[Data listing]
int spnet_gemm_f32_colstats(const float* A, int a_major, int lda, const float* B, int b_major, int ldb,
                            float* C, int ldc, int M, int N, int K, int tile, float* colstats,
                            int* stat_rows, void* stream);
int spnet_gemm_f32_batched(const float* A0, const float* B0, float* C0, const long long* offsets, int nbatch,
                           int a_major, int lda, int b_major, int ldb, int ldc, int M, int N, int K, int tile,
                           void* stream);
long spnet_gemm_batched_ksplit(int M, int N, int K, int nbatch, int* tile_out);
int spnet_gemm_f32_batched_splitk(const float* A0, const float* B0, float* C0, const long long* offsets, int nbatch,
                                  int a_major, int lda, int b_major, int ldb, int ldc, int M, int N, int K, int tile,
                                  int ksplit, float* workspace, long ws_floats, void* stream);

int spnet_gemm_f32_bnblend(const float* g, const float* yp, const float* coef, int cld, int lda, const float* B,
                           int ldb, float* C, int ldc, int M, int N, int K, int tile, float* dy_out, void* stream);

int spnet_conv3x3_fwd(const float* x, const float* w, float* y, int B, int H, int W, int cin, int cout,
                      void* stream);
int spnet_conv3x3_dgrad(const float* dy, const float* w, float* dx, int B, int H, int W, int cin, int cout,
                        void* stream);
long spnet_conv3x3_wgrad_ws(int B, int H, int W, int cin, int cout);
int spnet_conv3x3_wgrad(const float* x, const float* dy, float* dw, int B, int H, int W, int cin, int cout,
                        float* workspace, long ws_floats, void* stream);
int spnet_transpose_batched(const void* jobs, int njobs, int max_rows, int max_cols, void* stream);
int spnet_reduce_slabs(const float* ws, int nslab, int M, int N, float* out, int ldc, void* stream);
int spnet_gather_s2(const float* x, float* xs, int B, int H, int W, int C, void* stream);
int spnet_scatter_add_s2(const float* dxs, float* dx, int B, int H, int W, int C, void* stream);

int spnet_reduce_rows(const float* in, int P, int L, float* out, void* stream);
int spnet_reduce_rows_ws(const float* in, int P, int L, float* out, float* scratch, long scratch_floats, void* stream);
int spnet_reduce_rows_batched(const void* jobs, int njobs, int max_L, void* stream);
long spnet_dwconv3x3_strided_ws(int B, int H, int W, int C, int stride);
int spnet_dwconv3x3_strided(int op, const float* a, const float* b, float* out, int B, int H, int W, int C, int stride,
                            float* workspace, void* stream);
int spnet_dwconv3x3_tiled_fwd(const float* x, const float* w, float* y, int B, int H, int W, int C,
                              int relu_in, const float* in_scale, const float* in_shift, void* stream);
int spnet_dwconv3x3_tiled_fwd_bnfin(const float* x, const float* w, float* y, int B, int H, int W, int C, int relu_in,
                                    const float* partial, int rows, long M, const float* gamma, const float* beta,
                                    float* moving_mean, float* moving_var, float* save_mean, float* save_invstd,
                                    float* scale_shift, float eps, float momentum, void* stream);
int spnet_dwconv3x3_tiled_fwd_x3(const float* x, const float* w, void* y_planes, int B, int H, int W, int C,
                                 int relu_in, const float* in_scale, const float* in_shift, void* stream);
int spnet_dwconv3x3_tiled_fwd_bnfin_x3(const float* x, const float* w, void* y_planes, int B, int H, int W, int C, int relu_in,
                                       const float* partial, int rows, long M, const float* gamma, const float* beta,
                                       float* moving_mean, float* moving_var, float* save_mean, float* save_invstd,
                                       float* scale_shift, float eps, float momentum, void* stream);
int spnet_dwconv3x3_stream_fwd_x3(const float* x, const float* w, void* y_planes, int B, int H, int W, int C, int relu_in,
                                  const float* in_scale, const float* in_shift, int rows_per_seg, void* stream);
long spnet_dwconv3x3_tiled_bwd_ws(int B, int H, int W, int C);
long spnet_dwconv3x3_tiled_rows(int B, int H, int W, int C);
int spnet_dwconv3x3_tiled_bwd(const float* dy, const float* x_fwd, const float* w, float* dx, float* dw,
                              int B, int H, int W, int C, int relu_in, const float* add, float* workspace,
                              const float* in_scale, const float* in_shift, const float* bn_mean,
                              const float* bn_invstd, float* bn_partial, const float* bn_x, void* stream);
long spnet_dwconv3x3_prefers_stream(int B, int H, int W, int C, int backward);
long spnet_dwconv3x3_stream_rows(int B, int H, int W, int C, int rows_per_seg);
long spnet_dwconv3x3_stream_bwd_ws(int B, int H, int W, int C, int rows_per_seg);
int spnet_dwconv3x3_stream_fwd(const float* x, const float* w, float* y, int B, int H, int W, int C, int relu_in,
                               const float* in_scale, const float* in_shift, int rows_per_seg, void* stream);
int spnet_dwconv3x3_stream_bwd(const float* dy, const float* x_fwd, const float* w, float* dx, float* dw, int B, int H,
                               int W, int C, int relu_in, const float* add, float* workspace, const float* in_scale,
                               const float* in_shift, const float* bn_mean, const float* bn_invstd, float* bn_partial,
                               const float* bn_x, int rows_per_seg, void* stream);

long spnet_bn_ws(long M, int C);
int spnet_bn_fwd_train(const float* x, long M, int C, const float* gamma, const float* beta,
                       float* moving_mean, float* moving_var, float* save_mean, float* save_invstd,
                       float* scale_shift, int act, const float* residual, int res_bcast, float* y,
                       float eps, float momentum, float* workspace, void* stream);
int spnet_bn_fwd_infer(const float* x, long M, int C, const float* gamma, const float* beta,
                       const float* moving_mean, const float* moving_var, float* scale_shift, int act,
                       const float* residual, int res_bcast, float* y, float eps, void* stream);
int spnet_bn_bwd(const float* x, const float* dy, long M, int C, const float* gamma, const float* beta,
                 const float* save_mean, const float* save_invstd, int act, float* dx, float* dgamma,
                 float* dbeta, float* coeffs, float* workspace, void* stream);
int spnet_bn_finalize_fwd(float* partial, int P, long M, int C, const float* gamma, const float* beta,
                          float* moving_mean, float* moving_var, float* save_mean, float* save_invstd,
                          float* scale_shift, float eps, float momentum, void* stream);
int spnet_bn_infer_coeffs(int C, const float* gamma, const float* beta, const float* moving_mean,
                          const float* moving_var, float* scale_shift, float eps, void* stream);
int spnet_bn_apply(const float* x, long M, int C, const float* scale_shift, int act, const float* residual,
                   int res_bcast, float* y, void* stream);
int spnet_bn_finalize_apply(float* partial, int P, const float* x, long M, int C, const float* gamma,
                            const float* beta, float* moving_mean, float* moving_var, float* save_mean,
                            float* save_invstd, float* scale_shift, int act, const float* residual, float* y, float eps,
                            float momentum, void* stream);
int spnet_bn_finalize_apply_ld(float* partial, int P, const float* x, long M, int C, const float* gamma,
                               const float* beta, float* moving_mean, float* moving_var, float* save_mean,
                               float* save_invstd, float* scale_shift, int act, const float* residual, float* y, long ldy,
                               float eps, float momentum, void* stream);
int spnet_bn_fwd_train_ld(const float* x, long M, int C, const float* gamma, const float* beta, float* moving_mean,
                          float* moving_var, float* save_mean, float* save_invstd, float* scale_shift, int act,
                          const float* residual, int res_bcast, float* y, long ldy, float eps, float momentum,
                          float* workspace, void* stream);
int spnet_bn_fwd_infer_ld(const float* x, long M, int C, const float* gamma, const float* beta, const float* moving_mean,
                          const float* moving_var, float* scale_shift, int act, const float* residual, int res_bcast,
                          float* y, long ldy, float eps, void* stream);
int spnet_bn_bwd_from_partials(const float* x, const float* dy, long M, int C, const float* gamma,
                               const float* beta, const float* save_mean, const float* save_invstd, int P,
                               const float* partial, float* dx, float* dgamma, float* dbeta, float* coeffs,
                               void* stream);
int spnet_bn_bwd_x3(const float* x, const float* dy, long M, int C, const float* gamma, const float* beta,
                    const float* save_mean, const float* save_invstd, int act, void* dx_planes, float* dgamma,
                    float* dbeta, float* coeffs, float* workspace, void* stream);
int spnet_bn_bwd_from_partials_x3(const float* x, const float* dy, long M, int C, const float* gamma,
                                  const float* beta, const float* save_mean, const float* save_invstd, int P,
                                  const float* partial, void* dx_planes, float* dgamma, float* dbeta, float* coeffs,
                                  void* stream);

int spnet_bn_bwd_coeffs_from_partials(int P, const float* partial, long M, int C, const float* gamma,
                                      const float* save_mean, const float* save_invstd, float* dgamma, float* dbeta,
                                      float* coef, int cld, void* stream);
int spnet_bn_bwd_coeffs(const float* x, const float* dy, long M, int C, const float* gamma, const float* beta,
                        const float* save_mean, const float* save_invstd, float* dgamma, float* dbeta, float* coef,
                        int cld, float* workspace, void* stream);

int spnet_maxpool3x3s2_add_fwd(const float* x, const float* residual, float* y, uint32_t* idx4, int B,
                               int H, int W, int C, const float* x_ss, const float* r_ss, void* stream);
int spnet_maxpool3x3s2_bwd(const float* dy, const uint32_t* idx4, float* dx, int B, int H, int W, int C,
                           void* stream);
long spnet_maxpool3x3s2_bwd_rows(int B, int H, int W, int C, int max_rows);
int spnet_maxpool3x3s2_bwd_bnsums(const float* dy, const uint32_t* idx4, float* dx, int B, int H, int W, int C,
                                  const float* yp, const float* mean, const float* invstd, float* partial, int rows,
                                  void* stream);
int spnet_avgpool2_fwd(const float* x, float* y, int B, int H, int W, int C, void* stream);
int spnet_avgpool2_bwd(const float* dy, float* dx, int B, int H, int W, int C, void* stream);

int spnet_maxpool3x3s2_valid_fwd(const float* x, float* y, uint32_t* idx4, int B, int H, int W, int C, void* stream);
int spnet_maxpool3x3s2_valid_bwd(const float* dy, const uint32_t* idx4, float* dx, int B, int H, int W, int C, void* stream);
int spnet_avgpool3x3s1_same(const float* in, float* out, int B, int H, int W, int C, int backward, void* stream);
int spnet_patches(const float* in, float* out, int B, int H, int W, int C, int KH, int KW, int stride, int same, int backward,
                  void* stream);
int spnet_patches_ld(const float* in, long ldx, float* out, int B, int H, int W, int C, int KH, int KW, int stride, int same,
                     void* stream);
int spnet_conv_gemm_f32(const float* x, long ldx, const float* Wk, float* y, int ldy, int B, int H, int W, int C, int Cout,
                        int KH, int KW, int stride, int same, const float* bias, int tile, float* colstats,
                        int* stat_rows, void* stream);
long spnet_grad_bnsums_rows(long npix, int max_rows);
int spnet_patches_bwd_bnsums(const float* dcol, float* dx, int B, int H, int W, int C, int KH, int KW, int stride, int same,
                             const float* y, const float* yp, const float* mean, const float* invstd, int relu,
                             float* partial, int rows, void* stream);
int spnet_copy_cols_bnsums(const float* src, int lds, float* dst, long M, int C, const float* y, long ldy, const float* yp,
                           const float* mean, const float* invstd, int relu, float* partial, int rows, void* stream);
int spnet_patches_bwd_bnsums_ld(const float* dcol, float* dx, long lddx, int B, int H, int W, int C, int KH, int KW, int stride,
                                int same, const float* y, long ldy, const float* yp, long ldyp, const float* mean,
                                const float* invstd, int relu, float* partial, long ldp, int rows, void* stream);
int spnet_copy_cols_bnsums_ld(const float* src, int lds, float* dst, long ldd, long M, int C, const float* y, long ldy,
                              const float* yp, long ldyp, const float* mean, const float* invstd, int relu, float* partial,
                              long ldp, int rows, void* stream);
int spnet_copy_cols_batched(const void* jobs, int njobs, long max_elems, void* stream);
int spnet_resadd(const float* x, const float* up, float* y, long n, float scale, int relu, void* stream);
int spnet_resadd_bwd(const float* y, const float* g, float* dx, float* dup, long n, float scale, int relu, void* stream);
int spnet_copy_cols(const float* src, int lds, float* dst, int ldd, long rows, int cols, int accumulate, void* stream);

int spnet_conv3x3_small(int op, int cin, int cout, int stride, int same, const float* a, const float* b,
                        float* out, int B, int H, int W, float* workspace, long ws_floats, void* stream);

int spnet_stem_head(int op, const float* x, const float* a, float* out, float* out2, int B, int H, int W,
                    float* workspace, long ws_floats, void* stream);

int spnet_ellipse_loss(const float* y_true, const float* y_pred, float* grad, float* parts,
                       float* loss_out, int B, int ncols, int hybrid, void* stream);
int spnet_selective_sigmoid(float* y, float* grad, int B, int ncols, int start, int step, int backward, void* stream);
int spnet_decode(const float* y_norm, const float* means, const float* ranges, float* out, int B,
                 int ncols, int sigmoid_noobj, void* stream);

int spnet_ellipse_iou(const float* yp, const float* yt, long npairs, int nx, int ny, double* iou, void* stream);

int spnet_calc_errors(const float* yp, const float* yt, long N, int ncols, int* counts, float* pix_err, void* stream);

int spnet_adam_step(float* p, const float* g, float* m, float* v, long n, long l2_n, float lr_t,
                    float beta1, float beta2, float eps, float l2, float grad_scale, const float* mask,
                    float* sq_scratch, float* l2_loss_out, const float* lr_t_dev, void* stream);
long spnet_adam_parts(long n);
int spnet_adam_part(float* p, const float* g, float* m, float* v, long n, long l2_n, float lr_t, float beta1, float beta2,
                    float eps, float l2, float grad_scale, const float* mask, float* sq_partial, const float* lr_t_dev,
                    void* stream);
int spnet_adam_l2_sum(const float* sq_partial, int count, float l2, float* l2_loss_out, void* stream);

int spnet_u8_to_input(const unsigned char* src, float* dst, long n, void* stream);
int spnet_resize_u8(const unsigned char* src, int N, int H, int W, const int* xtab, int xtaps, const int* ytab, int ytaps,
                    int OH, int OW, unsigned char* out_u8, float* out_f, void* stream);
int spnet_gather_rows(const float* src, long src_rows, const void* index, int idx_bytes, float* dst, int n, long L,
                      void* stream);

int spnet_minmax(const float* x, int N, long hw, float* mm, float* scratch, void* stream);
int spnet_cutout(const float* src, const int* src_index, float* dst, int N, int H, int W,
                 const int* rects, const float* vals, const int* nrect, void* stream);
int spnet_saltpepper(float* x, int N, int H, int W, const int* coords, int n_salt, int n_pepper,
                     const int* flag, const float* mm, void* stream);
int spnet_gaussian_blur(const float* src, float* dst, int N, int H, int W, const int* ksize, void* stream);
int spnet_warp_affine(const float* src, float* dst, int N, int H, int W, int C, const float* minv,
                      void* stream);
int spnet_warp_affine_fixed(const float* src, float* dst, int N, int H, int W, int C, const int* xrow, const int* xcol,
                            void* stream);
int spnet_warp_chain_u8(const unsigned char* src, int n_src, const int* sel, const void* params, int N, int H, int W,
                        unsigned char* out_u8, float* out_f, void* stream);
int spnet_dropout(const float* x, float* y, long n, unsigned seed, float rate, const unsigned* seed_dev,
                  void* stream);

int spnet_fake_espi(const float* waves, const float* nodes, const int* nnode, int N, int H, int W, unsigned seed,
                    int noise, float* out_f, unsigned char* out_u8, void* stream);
[/Data listing]
** Task objective **
An exact copy of the lines above, from the one containing "int spnet_gemm_f32_batched(const float*" through the one containing "int spnet_gemm_f32_bnblend(const float*", is the whole of the answer.

** Result for this exercise **
int spnet_gemm_f32_batched(const float* A0, const float* B0, float* C0, const long long* offsets, int nbatch,
                           int a_major, int lda, int b_major, int ldb, int ldc, int M, int N, int K, int tile,
                           void* stream);
long spnet_gemm_batched_ksplit(int M, int N, int K, int nbatch, int* tile_out);
int spnet_gemm_f32_batched_splitk(const float* A0, const float* B0, float* C0, const long long* offsets, int nbatch,
                                  int a_major, int lda, int b_major, int ldb, int ldc, int M, int N, int K, int tile,
                                  int ksplit, float* workspace, long ws_floats, void* stream);

int spnet_gemm_f32_bnblend(const float* g, const float* yp, const float* coef, int cld, int lda, const float* B,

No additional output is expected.